Less freeHá quatro anos

[depois de devidamente analisados os acontecimentos do fatídico 11 de Setembro]
o governo dos Estados Unidos da América
[«para defender a nossa liberdade e as nossas vidas»]
declarou a guerra ao terrorismo e, para isso, tomou medidas exemplares e radicais: invadiu dois países, limitou seriamente liberdades individuais, prendeu centenas de pessoas, deportou outras centenas, fez perder milhões de dólares às companhias aéreas e milhares de horas aos utentes dos aviões a quem mandou descalçar nos aeroportos e confiscar até os corta-unhas.

Neste preciso momento ninguém se sente mais seguro nem mais livre.

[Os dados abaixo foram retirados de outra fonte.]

static int merge_impl(const float* workspace, kr_bf16* out, int batch, int heads, int hd, int n_split, int xp, kr_stream s) {
    KR_CHECK_ARG(workspace && out && batch > 0 && heads > 0 && n_split > 0, "kr_attn_decode_merge: bad args");
    KR_CHECK_ARG(hd == 128, "kr_attn_decode_merge: hd=%d (only 128)", hd);
    KR_CHECK_ARG(!xp || (batch <= 32 && ((uintptr_t)out & 15) == 0), "kr_attn_decode_merge32: batch=%d (<= 32)", batch);
    const int hx = xp ? heads : 0;
    switch (n_split) {
        case 4: attn_merge_kernel<4><<<batch * heads, 128, 0, kr_hs(s)>>>(workspace, out, n_split, hx); break;
        case 8: attn_merge_kernel<8><<<batch * heads, 128, 0, kr_hs(s)>>>(workspace, out, n_split, hx); break;
        case 16: attn_merge_kernel<16><<<batch * heads, 128, 0, kr_hs(s)>>>(workspace, out, n_split, hx); break;
        case 32: attn_merge_kernel<32><<<batch * heads, 128, 0, kr_hs(s)>>>(workspace, out, n_split, hx); break;
        default: attn_merge_kernel<0><<<batch * heads, 128, 0, kr_hs(s)>>>(workspace, out, n_split, hx);
    }
    KR_CHECK_LAUNCH();
    return KR_OK;
}

extern "C" int kr_attn_decode_merge(const float* workspace, kr_bf16* out, int batch, int heads, int hd, int n_split,
                                    kr_stream s) {
    return merge_impl(workspace, out, batch, heads, hd, n_split, 0, s);
}

extern "C" int kr_attn_decode_merge32(const float* workspace, kr_bf16* out_xp, int batch, int heads, int hd, int n_split,
                                      kr_stream s) {
    return merge_impl(workspace, out_xp, batch, heads, hd, n_split, 1, s);
}

namespace {

__global__ void __launch_bounds__(256) decode_qkv_prep_kernel(const kr_bf16* __restrict__ qkv,
                                                              const float* __restrict__ inv_freq,
                                                              const int32_t* __restrict__ ctx_len,
                                                              const int32_t* __restrict__ rope_delta,
                                                              kr_bf16* __restrict__ q_out, kr_bf16* __restrict__ kcache,
                                                              kr_bf16* __restrict__ vtcache, int heads, int kv_heads,
                                                              int hd, int layer, int batch, int s_max) {
    const int b = blockIdx.x;
    const int pos = ctx_len[b];
    const float rp = (float)(pos + rope_delta[b]);
    const int half = hd >> 1;
    const int qkv_dim = (heads + 2 * kv_heads) * hd;
    const kr_bf16* row = qkv + (int64_t)b * qkv_dim;
    const int64_t kv_base = ((int64_t)layer * batch + b) * kv_heads;
    for (int e = threadIdx.x; e < (heads + kv_heads) * half; e += blockDim.x) {
        const int h = e / half, i = e - h * half;
        const float ang = rp * inv_freq[i];
        const float c = bfround(cosf(ang)), s = bfround(sinf(ang));
        const float x0 = bfbits2f(row[h * hd + i]), x1 = bfbits2f(row[h * hd + i + half]);
        const __bf16 y0 = f2bf(x0 * c - x1 * s), y1 = f2bf(x1 * c + x0 * s);
        kr_bf16* dst;
        if (h < heads) {
            dst = q_out + ((int64_t)b * heads + h) * hd;
        } else {
            dst = kcache + ((kv_base + (h - heads)) * s_max + pos) * hd;
        }
        dst[i] = __builtin_bit_cast(kr_bf16, y0);
        dst[i + half] = __builtin_bit_cast(kr_bf16, y1);
    }
    const kr_bf16* vrow = row + (heads + kv_heads) * hd;
    for (int e = threadIdx.x; e < kv_heads * hd; e += blockDim.x) {
        const int h = e / hd, d = e - h * hd;
        vtcache[((kv_base + h) * (s_max >> 6) + (pos >> 6)) * (hd * 64) + kr_vt_off(d, pos & 63, hd)] = vrow[e];
    }
}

Para o provar, dois professores estado-unidenses acabam de publicar um livro onde põem o preto no branco
[ David Cole e Jules Lobel, Less Safe, Less Free, Why America Is Losing the War on Terror, 2007].
A voo de pássaro
[só para abrir o apetite à leitura do livro]
Deixo alguns números incluídos no livro:
Em 2001 houve 1732 ataques terroristas no mundo; no ano passado foram 6659. Até Julho de 2003 houve 16 ataques de guerrilha no Iraque; entre Maio e Julho de 2007 houve 161.
Das 262 pessoas que em 2006 o Departamento de Justiça acusou de terrorismo ou de vínculos com terroristas, só 2 foram foram encontrados culpados.
Dos mais de 5000 estrangeiros detidos em território estado-unidense, entre 2001 e 2003, nenhum foi condenado.
Dos mais de 80.000 estrangeiros obrigados a registar-se porque considerados suspeitos, nem um só foi condenado por terrorismo.
Não puderam provar nada aos mais de 500 deportados por suspeitas de estarem relacionados com o 11 de Setembro.
Não se julgou ainda nenhum dos 775 detidos em Guantânamo, nem se provou delito algum contra eles.
Desde o 11 de Setembro até agora não se detectou uma só célula de Al Qaeda em território estado-unidense.
Em quatro anos o orçamento aprovado para a guerra do Iraque atingiu os 413 biliões de dólares e 236 biliões para a segurança interna.
Até ao dia 16 de novembro já tinham morrido 3.867 soldados estado-unidenses.
Em conclusão, e contrário ao anunciado e pretendido, o mundo está hoje muito mais inseguro e os estado-unidenses são cada dia menos livres.